Where have I heard this story before? Well, nowhere actually, but see what I’m trying to get across in a not-so subtle way?

Mid-April 1865, stage actor John Wilkes Booth (Toby Kebbell) assassinates President Abraham Lincoln during a production of Our American Cousin. We all know this, who the hell doesn’t, but what most people don’t know is the story surrounding the other conspirators in this assassination, one of which was a woman wrongfully accused all because her son was one of those conspirators. That gal’s name was Mary Surratt (Robin Wright), her son was Mary Surratt (Robin Wright), and she ran a boarding house in Washington that Booth, along with the other conspirators in this assassination frequently stayed in, and where the plan was most likely hatched. Whether or not Surratt really did conspire to kill the President isn’t quite known yet, but Union war hero and attorney Frederick Aiken (James McAvoy) is assigned the task to defend her to the best of his ability, by any means necessary. At first, Aiken doesn’t think it matters because she’s guilty in his eyes, but after awhile, he starts to see that there is more brewing beneath the surface here with this case, and he will not stop until justice is so rightfully served.

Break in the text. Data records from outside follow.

template <bool UNITW, int NK = 8, int CBSZ = 3>
__device__ __forceinline__ void assign_lsq_lane(const Tex& tx, uint32_t mask, bool m6,
	uint32_t khalf, uint32_t ib, const uint32_t (&yw)[2], uint32_t pp_sum, bool want_lsq, uint32_t fe0, uint32_t fe1, const uint32_t (&arow)[4],
	LaneFit& f, float (&nx0)[4], float (&nx1)[4], float (&hq)[3], bool& ok, uint32_t s01 = 0u, uint32_t s23 = 0u)
{
	constexpr int WBITS = UNITW ? 8 : 7;
	const uint32_t nk = m6 ? 8u : (1u << ib);
	const uint32_t e00 = ub(fe0, 0), e01 = ub(fe0, 1), e02 = ub(fe0, 2), e03 = ub(fe0, 3);
	const uint32_t e10 = ub(fe1, 0), e11 = ub(fe1, 1), e12 = ub(fe1, 2), e13 = ub(fe1, 3);
	uint32_t pal[8], palh[8];
	int base[8];
	uint32_t w03 = 0, w47 = 0;
	const uint32_t* wr = k_bc7_weights.w[weight_row(m6, khalf, ib)];
	w03 = wr[0];
	w47 = NK == 8 ? wr[1] : 0u;
	const uint32_t rsel = tx.rot == 0u ? 0x03020100u : (tx.rot == 1u ? 0x00020103u : (tx.rot == 2u ? 0x01020300u : 0x02030100u));
	const PalLine line = pal_line(__builtin_amdgcn_perm(fe0, fe0, rsel), __builtin_amdgcn_perm(fe1, fe1, rsel));
#pragma unroll
	for (int k = 0; k < NK; ++k) {
		const bool valid = k < 4 || (uint32_t)k < nk;
		const uint32_t w = weight_at(w03, w47, (uint32_t)k);
		const uint32_t iw = 64u - w;
		if (UNITW) {
			pal[k] = pal_at(line, w);
			palh[k] = 0;
			const int B = mfma_entry_base((int)((__builtin_amdgcn_udot4(pal[k], pal[k], 0u, false) << WBITS) | w),
				__builtin_amdgcn_udot4(pal[k], 0x01010101u, 0u, false), WBITS + 1);
			pal[k] ^= 0x80808080u;
			base[k] = valid ? B : CF_BC7_NO_ENTRY;
		} else {
			const uint32_t c0 = (__umul24(iw, e00) + __umul24(w, e10) + 32u) >> 6;
			const uint32_t c1 = (__umul24(iw, e01) + __umul24(w, e11) + 32u) >> 6;
			const uint32_t c2 = (__umul24(iw, e02) + __umul24(w, e12) + 32u) >> 6;
			const uint32_t c3 = (__umul24(iw, e03) + __umul24(w, e13) + 32u) >> 6;
			uint32_t qrg, qba;
			ycc_pairs(c0, c1, c2, c3, qrg, qba);
			pal[k] = pk_mul_u16(qrg, yw[0]);
			palh[k] = pk_mul_u16(qba, yw[1]);
			const uint32_t qq = dot2_u16(pal[k], qrg, dot2_u16(palh[k], qba, 0u));
			const int B = (int)((qq << WBITS) | w);
			base[k] = valid ? B : CF_BC7_NO_ENTRY;
		}
		asm volatile("" : "+v"(base[k]));
	}
	int kfac = -(2 << WBITS);
	asm volatile("" : "+s"(kfac));
	uint32_t err = pp_sum;
	uint32_t wp0 = 0, wp1 = 0, wp2 = 0, wp3 = 0;
#pragma unroll 1
	for (uint32_t r2 = 0; r2 < 4u; r2 += 2u) {
		uint32_t wpair[2];
#pragma unroll
		for (uint32_t h = 0; h < 2u; ++h) {
			const uint32_t r = r2 + h;
			uint32_t raw[4], rawh[4];
			if (UNITW) {
				const uint4 rw = *reinterpret_cast<const uint4*>(tx.tp() + 4u*r);
				raw[0] = rw.x; raw[1] = rw.y; raw[2] = rw.z; raw[3] = rw.w;
				rawh[0] = rawh[1] = rawh[2] = rawh[3] = 0u;
			} else {
				const uint4 ya = *reinterpret_cast<const uint4*>(tx.yc() + 8u*r);
				const uint4 yb = *reinterpret_cast<const uint4*>(tx.yc() + 8u*r + 4u);
				raw[0] = ya.x; raw[1] = ya.z; raw[2] = yb.x; raw[3] = yb.z;
				rawh[0] = ya.y; rawh[1] = ya.w; rawh[2] = yb.y; rawh[3] = yb.w;
			}
			const uint32_t mrow = (mask >> (4u*r)) & 15u;
			uint32_t wrow = 0, krow[4];
			int bestm[4] = {0x7FFFFFFF, 0x7FFFFFFF, 0x7FFFFFFF, 0x7FFFFFFF};
			if (UNITW) {
				const cf_int4 cop = {0, 0, 0, 0};
				const uint32_t aop = r2 == 0u ? (h == 0u ? arow[0] : arow[1]) : (h == 0u ? arow[2] : arow[3]);
#pragma unroll
				for (int k = 0; k < NK; ++k) {
					const cf_int4 d = __builtin_amdgcn_mfma_i32_4x4x4i8((int)aop, (int)pal[k], cop, CBSZ, 0, 0);
					const int v0 = key_min_form(d.x, kfac, base[k]), v1 = key_min_form(d.y, kfac, base[k]);
					const int v2 = key_min_form(d.z, kfac, base[k]), v3 = key_min_form(d.w, kfac, base[k]);
					bestm[0] = v0 < bestm[0] ? v0 : bestm[0]; bestm[1] = v1 < bestm[1] ? v1 : bestm[1];
					bestm[2] = v2 < bestm[2] ? v2 : bestm[2]; bestm[3] = v3 < bestm[3] ? v3 : bestm[3];
				}
			}
#pragma unroll
			for (int j = 0; j < 4; ++j) {
				uint32_t rawj = raw[j];
				if (!UNITW) asm volatile("" : "+v"(rawj), "+v"(wrow));
				uint32_t key;
				{
					int bestk = bestm[j];
					const uint32_t prg = rawj, pba = rawh[j];
#pragma unroll
					for (int k = 0; k < (UNITW ? 0 : NK); ++k) {
						const int dt = (int)dot2_u16(pba, palh[k], dot2_u16(prg, pal[k], 0u));
						const int v = key_min_form(dt, kfac, base[k]);
						bestk = v < bestk ? v : bestk;
					}
					if (NK == 8) {
						const int other = (int)cf_xor1((uint32_t)bestk);
						bestk = (m6 && other < bestk) ? other : bestk;
					}
					key = (uint32_t)bestk;
				}
				key = ((mrow >> j) & 1u) ? key : 0u;
				err += (uint32_t)((int)key >> WBITS);
				if (UNITW) krow[j] = key;
				else wrow |= (key & 127u) << (8*j);
			}
			wpair[h] = UNITW ? key_row_weights(krow[0], krow[1], krow[2], krow[3]) : wrow;
		}
		wp0 = wp2; wp1 = wp3; wp2 = wpair[0]; wp3 = wpair[1];
	}
	f.err = err;
	f.w[0] = wp0; f.w[1] = wp1; f.w[2] = wp2; f.w[3] = wp3;
	uint32_t S = 0, A = 0, B = 0, C = 0, U[4] = {0, 0, 0, 0}, V[4] = {0, 0, 0, 0};
	if (want_lsq) {
#pragma unroll 1
		for (uint32_t r = 0; r < 4u; ++r) {
			const uint32_t wrow = wp0;
			wp0 = wp1; wp1 = wp2; wp2 = wp3; wp3 = wrow;
			uint32_t P[4];
			uint32_t bo = tx.boff;
			asm volatile("" : "+v"(bo));
			planes<true>(tx, *reinterpret_cast<const uint4*>(tx.plan_ + bo + 4u*r), P);
			S = __builtin_amdgcn_udot4(wrow, 0x01010101u, S, false);
			C = __builtin_amdgcn_udot4(wrow, wrow, C, false);
#pragma unroll
			for (int c = 0; c < 4; ++c)
				V[c] = __builtin_amdgcn_udot4(wrow, P[c], V[c], false);
		}
		A = 4096u*(uint32_t)__builtin_popcount(mask) - 128u*S + C;
		B = 64u*S - C;
		U[0] = 64u*(s01 & 0xFFFFu) - V[0]; U[1] = 64u*(s01 >> 16) - V[1];
		U[2] = 64u*(s23 & 0xFFFFu) - V[2]; U[3] = 64u*(s23 >> 16) - V[3];
	}
	const int det = (int)__umul24((uint32_t)__builtin_popcount(mask), C) - (int)__umul24(S, S);
	ok = det > 0;
	const float inv = cf_rcp_ranged(64.0f*(float)(det > 0 ? det : 1));
	const float fA = (float)A, fB = (float)B, fC = (float)C;
#pragma unroll
	for (int c = 0; c < 4; ++c) {
		if ((tx.chmask >> c) & 1u) {
			const float fU = (float)U[c], fV = (float)V[c];
			const float t0 = fB*fV;
			const float n0 = fmaf(fC, fU, -t0);
			const float t1 = fB*fU;
			const float n1 = fmaf(fA, fV, -t1);
			nx0[c] = n0*inv;
			nx1[c] = n1*inv;
		} else {
			nx0[c] = 0.0f;
			nx1[c] = 0.0f;
		}
	}
	hq[0] = fA; hq[1] = fB; hq[2] = fC;
}

__device__ __forceinline__ void refit_window(const float (&xu0)[4], const float (&xu1)[4], const float (&hq)[3],
	uint32_t cb, uint32_t ab, uint32_t pbk, SubFit& f)
{
	const uint32_t S = pbk ? 1u : 0u;
	const uint32_t P0 = f.pb & 1u, P1 = (f.pb >> 1) & 1u;
	const float fA = hq[0], fC = hq[2], fB2 = hq[1] + hq[1];
	const uint32_t tc = cb ? cb + S : 0u, ta = ab ? ab + S : 0u;
	const uint32_t qmaxw = ((1u << cb) - 1u)*0x010101u | (((1u << ab) - 1u) << 24);
	const uint32_t lo0 = f.q0, lo1 = f.q1;
	const uint32_t hi0 = f.q0 ^ qmaxw, hi1 = f.q1 ^ qmaxw;
	uint32_t dw0[3], dw1[3];
	dw0[0] = dequant_word(code_word(((f.q0 | 0x00808080u) - 0x01010101u) & qmaxw, S, P0), tc, ta);
	dw0[1] = f.e0;
	dw0[2] = dequant_word(code_word((f.q0 + 0x01010101u) & qmaxw, S, P0), tc, ta);
	dw1[0] = dequant_word(code_word(((f.q1 | 0x00808080u) - 0x01010101u) & qmaxw, S, P1), tc, ta);
	dw1[1] = f.e1;
	dw1[2] = dequant_word(code_word((f.q1 + 0x01010101u) & qmaxw, S, P1), tc, ta);
	uint32_t pick = 0;
#pragma unroll
	for (int c = 0; c < 4; ++c) {
		const uint32_t bm = 255u << (8*c);
		float dl0[3], dl1[3];
#pragma unroll
		for (int d = 0; d < 3; ++d) {
			dl0[d] = fb(dw0[d], c) - xu0[c];
			dl1[d] = fb(dw1[d], c) - xu1[c];
		}
		dl0[0] = (lo0 & bm) ? dl0[0] : 1.0e18f;
		dl0[2] = (hi0 & bm) ? dl0[2] : 1.0e18f;
		dl1[0] = (lo1 & bm) ? dl1[0] : 1.0e18f;
		dl1[2] = (hi1 & bm) ? dl1[2] : 1.0e18f;
		float best = 3.0e38f;
		uint32_t bi = 0x11u << (8*c);
#pragma unroll
		for (int i = 0; i < 3; ++i) {
			const float d0 = dl0[i];
			float a0 = fA*d0;
			a0 = a0*d0;
			const float cr = fB2*d0;
#pragma unroll
			for (int j = 0; j < 3; ++j) {
				const float d1 = dl1[j];
				float v = fC*d1;
				v = fmaf(v, d1, a0);
				v = fmaf(cr, d1, v);
				const bool take = v < best;
				best = take ? v : best;
				bi = take ? (uint32_t)(i | (j << 4)) << (8*c) : bi;
			}
		}
		pick |= bi;
	}
	const uint32_t nq0 = f.q0 + (pick & 0x03030303u) - 0x01010101u;
	const uint32_t nq1 = f.q1 + ((pick >> 4) & 0x03030303u) - 0x01010101u;
	const uint32_t ne0 = dequant_word(code_word(nq0, S, P0), tc, ta);
	const uint32_t ne1 = dequant_word(code_word(nq1, S, P1), tc, ta);
	f.q0 = nq0; f.q1 = nq1; f.e0 = ne0; f.e1 = ne1;
}

#define CF_BC7_GEO_WORDS 13
// ... 33 lines not shown
		const uint32_t n = (uint32_t)__builtin_popcount(mask);
		uint32_t s[4] = {0, 0, 0, 0};
		uint32_t q00 = 0, q01 = 0, q02 = 0, q03 = 0, q11 = 0, q12 = 0, q13 = 0, q22 = 0, q23 = 0,
			q33 = 0;
		lo = 255u; hi = 0u;
		if (GIVEN && gmode == 3u) {
			uint32_t q[10];
			mom_unpack(gs.W, s, q);
			q00 = q[0]; q01 = q[1]; q02 = q[2]; q03 = q[3]; q11 = q[4]; q12 = q[5]; q13 = q[6]; q22 = q[7]; q23 = q[8]; q33 = q[9];
			lo = gs.lohi & 255u; hi = UNITW ? lohi_hi(gs.lohi) : gs.lohi >> 8;
		} else
#pragma unroll 1
		for (uint32_t r = 0; r < 4u; ++r) {
			uint32_t P[4];
			const uint4 pr = *reinterpret_cast<const uint4*>(tx.pl() + 4u*r);
			planes<true>(tx, pr, P);
			const uint32_t a4 = tx.rot == 0u ? pr.w : (tx.rot == 1u ? pr.x : (tx.rot == 2u ? pr.y : pr.z));
#pragma unroll
			for (int j = 0; j < 4; ++j) {
				const uint32_t a = (a4 >> (8*j)) & 255u;
				lo = a < lo ? a : lo;
				hi = a > hi ? a : hi;
			}
			const uint32_t m4 = bytemask4((mask >> (4u*r)) & 15u);
			const uint32_t M0 = P[0] & m4, M1 = P[1] & m4, M2 = P[2] & m4, M3 = P[3] & m4;
			s[0] = __builtin_amdgcn_udot4(M0, 0x01010101u, s[0], false);
			s[1] = __builtin_amdgcn_udot4(M1, 0x01010101u, s[1], false);
			s[2] = __builtin_amdgcn_udot4(M2, 0x01010101u, s[2], false);
			s[3] = __builtin_amdgcn_udot4(M3, 0x01010101u, s[3], false);
			q00 = __builtin_amdgcn_udot4(M0, P[0], q00, false);
			q01 = __builtin_amdgcn_udot4(M0, P[1], q01, false);
			q02 = __builtin_amdgcn_udot4(M0, P[2], q02, false);
			q03 = __builtin_amdgcn_udot4(M0, P[3], q03, false);
			q11 = __builtin_amdgcn_udot4(M1, P[1], q11, false);
			q12 = __builtin_amdgcn_udot4(M1, P[2], q12, false);
			q13 = __builtin_amdgcn_udot4(M1, P[3], q13, false);
			q22 = __builtin_amdgcn_udot4(M2, P[2], q22, false);
			q23 = __builtin_amdgcn_udot4(M2, P[3], q23, false);
			q33 = __builtin_amdgcn_udot4(M3, P[3], q33, false);
		}
		const float C00 = (float)(int)(__umul24(n, q00) - __umul24(s[0], s[0])), C01 = (float)(int)(__umul24(n, q01) - __umul24(s[0], s[1]));
		const float C02 = (float)(int)(__umul24(n, q02) - __umul24(s[0], s[2])), C03 = (float)(int)(__umul24(n, q03) - __umul24(s[0], s[3]));
		const float C11 = (float)(int)(__umul24(n, q11) - __umul24(s[1], s[1])), C12 = (float)(int)(__umul24(n, q12) - __umul24(s[1], s[2]));
		const float C13 = (float)(int)(__umul24(n, q13) - __umul24(s[1], s[3])), C22 = (float)(int)(__umul24(n, q22) - __umul24(s[2], s[2]));
		const float C23 = (float)(int)(__umul24(n, q23) - __umul24(s[2], s[3])), C33 = (float)(int)(__umul24(n, q33) - __umul24(s[3], s[3]));

		float bestd = C00;
		float v0 = C00, v1 = C01, v2 = C02, v3 = C03;
		if (C11 > bestd) { bestd = C11; v0 = C01; v1 = C11; v2 = C12; v3 = C13; }
		if (C22 > bestd) { bestd = C22; v0 = C02; v1 = C12; v2 = C22; v3 = C23; }
		if (C33 > bestd) { bestd = C33; v0 = C03; v1 = C13; v2 = C23; v3 = C33; }
#pragma unroll
		for (int it = 0; it < 3; ++it) {
			float r0 = C00*v0; r0 = fmaf(C01, v1, r0); r0 = fmaf(C02, v2, r0); r0 = fmaf(C03, v3, r0);
			float r1 = C01*v0; r1 = fmaf(C11, v1, r1); r1 = fmaf(C12, v2, r1); r1 = fmaf(C13, v3, r1);
			float r2 = C02*v0; r2 = fmaf(C12, v1, r2); r2 = fmaf(C22, v2, r2); r2 = fmaf(C23, v3, r2);
			float r3 = C03*v0; r3 = fmaf(C13, v1, r3); r3 = fmaf(C23, v2, r3); r3 = fmaf(C33, v3, r3);
			v0 = r0; v1 = r1; v2 = r2; v3 = r3;
		}
		const float mx = fmaxf(fmaxf(fabsf(v0), fabsf(v1)), fmaxf(fabsf(v2), fabsf(v3)));
#pragma unroll
		for (int c = 0; c < 4; ++c) axis[c] = 0.0f;
		if (mx > 0.0f) {
			const float im = cf_rcp_tested(mx);
			v0 = v0*im; v1 = v1*im; v2 = v2*im; v3 = v3*im;
			float l2 = v0*v0;
			l2 = fmaf(v1, v1, l2);
			l2 = fmaf(v2, v2, l2);
			l2 = fmaf(v3, v3, l2);
			const float is = cf_rcp_ranged(sqrtf(l2));
			axis[0] = v0*is; axis[1] = v1*is; axis[2] = v2*is; axis[3] = v3*is;
		}

		const float in = inv_n(n);
#pragma unroll
		for (int c = 0; c < 4; ++c)
			mean[c] = (float)s[c]*in;
		tmin = 3.0e38f; tmax = -3.0e38f;
#pragma unroll 1
		for (uint32_t r = 0; r < 4u; ++r) {
			const uint4 rw = *reinterpret_cast<const uint4*>(tx.tp() + 4u*r);
			const uint32_t raw[4] = {rw.x, rw.y, rw.z, rw.w};
			const uint32_t mrow = (mask >> (4u*r)) & 15u;
#pragma unroll
			for (int j = 0; j < 4; ++j) {
				const uint32_t p = texel<true>(tx, raw[j]);
				const bool m = (mrow >> j) & 1u;
				float t = axis[0]*(fb(p, 0) - mean[0]);
				t = fmaf(axis[1], fb(p, 1) - mean[1], t);
				t = fmaf(axis[2], fb(p, 2) - mean[2], t);
				t = fmaf(axis[3], fb(p, 3) - mean[3], t);
				tmin = m ? fminf(tmin, t) : tmin;
				tmax = m ? fmaxf(tmax, t) : tmax;
			}
		}
		pp_sum = UNITW ? q00 + q11 + q22 + q33 : ycc_pp_sum(tx, mask, yw);
		if constexpr (UNITW) {
			const uint32_t bias = whole ? lohi_rawsum((GIVEN && gmode == 3u) ? gs.lohi : lohi[tx.boff >> 2])
				: search_bias_part(s[0], s[1], s[2], s[3], n, !(tx.chmask & 8u));
			pp_sum = search_pp_fold(pp_sum, bias);
		}
		s01 = s[0] | (s[1] << 16);
		s23 = s[2] | (s[3] << 16);
		if ((GIVEN ? gmode != 0u : gmode == 1u) && (UNITW ? owner : true)) {
			uint32_t lane;
			CF_FRESH_LANE(lane);
			uint32_t* gc = gbase + lane;
#pragma unroll
			for (int c = 0; c < 4; ++c) {
				gc[c*CF_WG_THREADS] = __float_as_uint(axis[c]);
				gc[(4 + c)*CF_WG_THREADS] = __float_as_uint(mean[c]);
			}
			gc[8*CF_WG_THREADS] = __float_as_uint(tmin);
			gc[9*CF_WG_THREADS] = __float_as_uint(tmax);
			gc[10*CF_WG_THREADS] = lo | (hi << 8);
			gc[11*CF_WG_THREADS] = pp_sum;
		}
	}
	{
		const float d = (tmax - tmin)*frac;
		tmin = tmin + d;
		tmax = tmax - d;
	}
	float x0[4], x1[4];
#pragma unroll
	for (int c = 0; c < 4; ++c) {
		x0[c] = clamp255(fmaf(axis[c], tmin, mean[c]));
		x1[c] = clamp255(fmaf(axis[c], tmax, mean[c]));
	}
	if (scalar) {
		const float flo = (float)lo, fhi = (float)hi;
		const float d = (fhi - flo)*frac;
		x0[0] = 0.0f; x0[1] = 0.0f; x0[2] = 0.0f; x0[3] = clamp255(flo + d);
		x1[0] = 0.0f; x1[1] = 0.0f; x1[2] = 0.0f; x1[3] = clamp255(fhi - d);
	}
	uint32_t geo = cb | (ab << 4) | (pbk << 8) | (ib << 12);
	asm volatile("" : "+v"(geo));
#define G_CB (geo & 15u)
#define G_AB ((geo >> 4) & 15u)
#define G_PBK ((geo >> 8) & 15u)
#define G_IB (geo >> 12)
	SubFit q;
	quantize<UNITW>(x0, x1, G_CB, G_AB, G_PBK, wt, q);
	best.q0 = q.q0; best.q1 = q.q1; best.pb = q.pb;
	bool live;
	float hq[3];
	uint32_t arow[4];
	arow_load<UNITW>(tx.tile_, tx.boff, arow);
	assign_lsq_lane<UNITW, NK, CBSZ>(tx, mask, m6, khalf, G_IB, yw, pp_sum, ITERS > 0u, q.e0, q.e1, arow, best, x0, x1, hq, live, s01, s23);
#pragma unroll 1
	for (uint32_t r = 0; r < ITERS; ++r) {
		LaneFit cur;
		bool ok;
		asm volatile("" : "+v"(geo));
		{
			float c0[4], c1[4];
#pragma unroll
			for (int c = 0; c < 4; ++c) {
				c0[c] = clamp255(x0[c]);
				c1[c] = clamp255(x1[c]);
			}
			quantize<UNITW>(c0, c1, G_CB, G_AB, G_PBK, wt, q);
		}
		if (!(CF_BC7_ABLATE & 8)) refit_window(x0, x1, hq, G_CB, G_AB, G_PBK, q);
		cur.q0 = q.q0; cur.q1 = q.q1; cur.pb = q.pb;
		arow_load<UNITW>(tx.tile_, tx.boff, arow);
		assign_lsq_lane<UNITW, NK, CBSZ>(tx, mask, m6, khalf, G_IB, yw, pp_sum, r + 1u < ITERS, q.e0, q.e1, arow, cur, x0, x1, hq, ok, s01, s23);
		const bool better = live && cur.err < best.err;
		if (better)
			best = cur;
		live = better && ok;
	}
#undef G_CB
#undef G_AB
#undef G_PBK
#undef G_IB
}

In case you don’t know by now, Robert Redford is a pretty political guy, and he takes his liberal-stance very seriously. So seriously, that most of his flicks seem to come off more as history lessons, rather than actual movies, with real, interesting, and compelling narratives driving them along. That said, the guy’s got plenty of power in Hollywood to do whatever he wants, when he wants, with whomever he wants, and how he wants to, which makes total sense why a real life story like this would get such a star-studded cast, with such a preachy message, that it’s no wonder why it got past almost every producer out there in the world.

It’s Robert Redford, are you going to deny his movie?

Did a woman who's being wrongfully convicted for a crime she didn't necessarily commit really need to be dressed in all-black throughout the whole movie?

Did a woman who was being wrongfully convicted for a crime she didn’t necessarily commit really need to be dressed in all-black throughout the whole movie?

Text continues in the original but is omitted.